When the disease showed up, I was dismayed, but only briefly. I couldn’t appreciate then that herpes would some day become a factor in changing me from one kind of person into another.

For years, my herpes and I were safely out of public commerce in the confines of sequential monogamy with two fellow herpes victims. (The fact that in each case we had the disease in common was coincidence–it wasn’t even something we thought to discuss.) It was no big issue in either relationship. In one, it mandated periods of abstinence; that was a strain, but not the one that sundered the tie. It precluded the possibility of sexually reconciling differences, of achieving the cloture that lovemaking can bring. Herpes between friends is not nothing, but the decision to risk it is behind you, and the experience of the disease has its container of intimacy: You don’t have to go it alone. The advantage of herpetic monogamy is that you can get past the obsession with the disease and into knowing and delighting in the presence of another human as person, not vector. Within a relationship or out, the worst thing about herpes is that there are times when you want to make love but can’t. Desire goes ungratified (as it often does in the uninfected).
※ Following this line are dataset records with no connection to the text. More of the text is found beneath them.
# ValentinoGuerrini/Configurable-Hierarchical-Allreduce-Algorithms

Hardware: AMD Instinct MI355X
Metric: device-resident bucket-reduction GB/s (fp32); allreduce GB/s at 2/4/8 GPUs (higher is better)
Workload: dtype f32; 1 GPU; C2 bucket reduction: k=2 (m=1 incoming bucket), 64 MiB fp32 per bucket, device-resident, MPI_Reduce_local semantics; bucket_bytes=67108864, m=1, buffer_sets=16, parallelism=replicas, gate=untimed spin kernel ahead of the start event

## Files before the change

### include/chiara_user_op.hpp

```cpp
#pragma once

#include <hip/hip_runtime.h>

#include <cstddef>
#include <cstdint>
#include <type_traits>

#include "chiara.h"

namespace chr_user {

constexpr int kMaxIns = 16;
#ifndef CHR_USER_FOLD_U
#define CHR_USER_FOLD_U 4
#endif
constexpr int kU = CHR_USER_FOLD_U;

struct FoldArgs {
    void* out;
    const void* acc;
    const void* ins[kMaxIns];
    int m;
    size_t n;
    int running_first;
    int vec;
};

template <typename T>
struct FoldVec {
    static constexpr int kN = (sizeof(T) <= 16 && 16 % sizeof(T) == 0) ? int(16 / sizeof(T)) : 1;
    T e[kN];
};

typedef unsigned int tree_w4 __attribute__((ext_vector_type(4)));
typedef unsigned int tree_w2 __attribute__((ext_vector_type(2)));

#ifndef CHR_USER_GROUP_VEC
#define CHR_USER_GROUP_VEC 1
#endif
constexpr bool group_fold_pays(size_t s) { return s == 48; }
constexpr bool group_tree_pays(size_t s) { return s == 32; }
constexpr size_t gcd16(size_t s) {
    size_t g = 16;
    while (s % g) g >>= 1;
    return g;
}
template <typename T>
struct Grp {
    static constexpr size_t S = sizeof(T), G = S / gcd16(S) * 16;
    static constexpr int V = int(G / 16), E = int(G / S), kHeads = int(16 / gcd16(S));
    static constexpr bool kWide = 16 % S != 0;
    static constexpr bool kCan = kWide && V <= 8;
    static constexpr bool kFold = kCan && (CHR_USER_GROUP_VEC == 2 || (CHR_USER_GROUP_VEC == 1 && group_fold_pays(S)));
    static constexpr bool kTree =
        kCan && S % 4 == 0 && (CHR_USER_GROUP_VEC == 2 || (CHR_USER_GROUP_VEC == 1 && group_tree_pays(S)));
    static constexpr int kFoldU = !kFold ? 0 : 8 / V < kU ? 8 / V : kU;
};
template <int V> struct GrpW { tree_w4 w[V]; };
template <typename T> struct GrpE { T e[Grp<T>::E]; };
template <typename T> struct GrpPad { T t; unsigned char pad[(sizeof(T) + 3) / 4 * 4 - sizeof(T)]; };
template <typename T, typename OP>
__device__ __forceinline__ GrpW<Grp<T>::V> grp_map(const GrpW<Grp<T>::V>& a, const GrpW<Grp<T>::V>& b, OP op) {
    constexpr int V = Grp<T>::V, E = Grp<T>::E;
    using W = GrpW<V>;
    if constexpr (sizeof(T) % 4 == 0) {
        const GrpE<T> ae = __builtin_bit_cast(GrpE<T>, a), be = __builtin_bit_cast(GrpE<T>, b);
        GrpE<T> re;
#pragma unroll
        for (int e = 0; e < E; ++e) re.e[e] = op(ae.e[e], be.e[e]);
        return __builtin_bit_cast(W, re);
    } else {
        constexpr int S = (int)sizeof(T), NT = (S + 3) / 4, NW = 4 * V;
        struct Words { uint32_t w[NW]; };
        struct Elem { uint32_t w[NT]; };
        const Words aw = __builtin_bit_cast(Words, a), bw = __builtin_bit_cast(Words, b);
        Words rw = {};
        auto get = [](const Words& g, int o) {
            Elem t;
#pragma unroll
            for (int k = 0; k < NT; ++k) {
                const int q = o / 4 + k, sh = o % 4 * 8;
                uint32_t lo = g.w[q];
                if (sh) lo = (lo >> sh) | (q + 1 < NW ? g.w[q + 1] << (32 - sh) : 0u);
                t.w[k] = lo;
            }
            return __builtin_bit_cast(GrpPad<T>, t).t;
        };
#pragma unroll
        for (int e = 0; e < E; ++e) {
            GrpPad<T> p = {};
            p.t = op(get(aw, e * S), get(bw, e * S));
            const Elem t = __builtin_bit_cast(Elem, p);
#pragma unroll
            for (int k = 0; k < NT; ++k) {
                const int nb = S - 4 * k < 4 ? S - 4 * k : 4, o = e * S + 4 * k, q = o / 4, sh = o % 4 * 8;
                const uint32_t v = nb == 4 ? t.w[k] : t.w[k] & ((1u << (8 * nb)) - 1u);
                rw.w[q] |= v << sh;
                if (sh && sh + 8 * nb > 32) rw.w[q + 1] |= v >> (32 - sh);
            }
        }
        return __builtin_bit_cast(W, rw);
    }
}
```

Relationships tend to pass. It falls to most of us to leave the safety of monogamy for the terrors of dating, if only for a short time on the rebound. It was when my last monogamous relationship ended that herpes emerged to add to those terrors and to start reordering my life.

On my mad dash to the first available bed, my long-dormant herpes kicked up, like nemesis, a virus with perfect timing. I began to feel vague inklings of herpes (the “pro-drome”) hours before the possibility of lovemaking became clear. Uncertain moral actor that I am, I almost didn’t tell the man. I wasn’t sure whether those vague twinges could infect anyone else (medical opinion is divided on that point). Besides, I was sex-crazed by that post-parting fear that I would never know love again. Fortunately, superego whupped libido, and God made me speak up. Instead of winning the man’s ardor with my late-breaking honesty, I was forced to cope with his honest aversion to contracting herpes. We cried about it together. He hoped we could be friends; if mere friends would be too much of a strain on my makeup, well then, so be it in sadness. (Thus the disease effects a role reversal: The gentleman pleading, “Can’t we just be friends?”) I had nothing to lose, so we became friends. Friends with a constant taint of anger and resentment on my part. Whatever else that turning point in the relationship signaled, that nice fellow’s sensible withstanding of my allures registered as rejection. At once I was stripped of the power of sexual sorcery. It was a heavy blow to the pride.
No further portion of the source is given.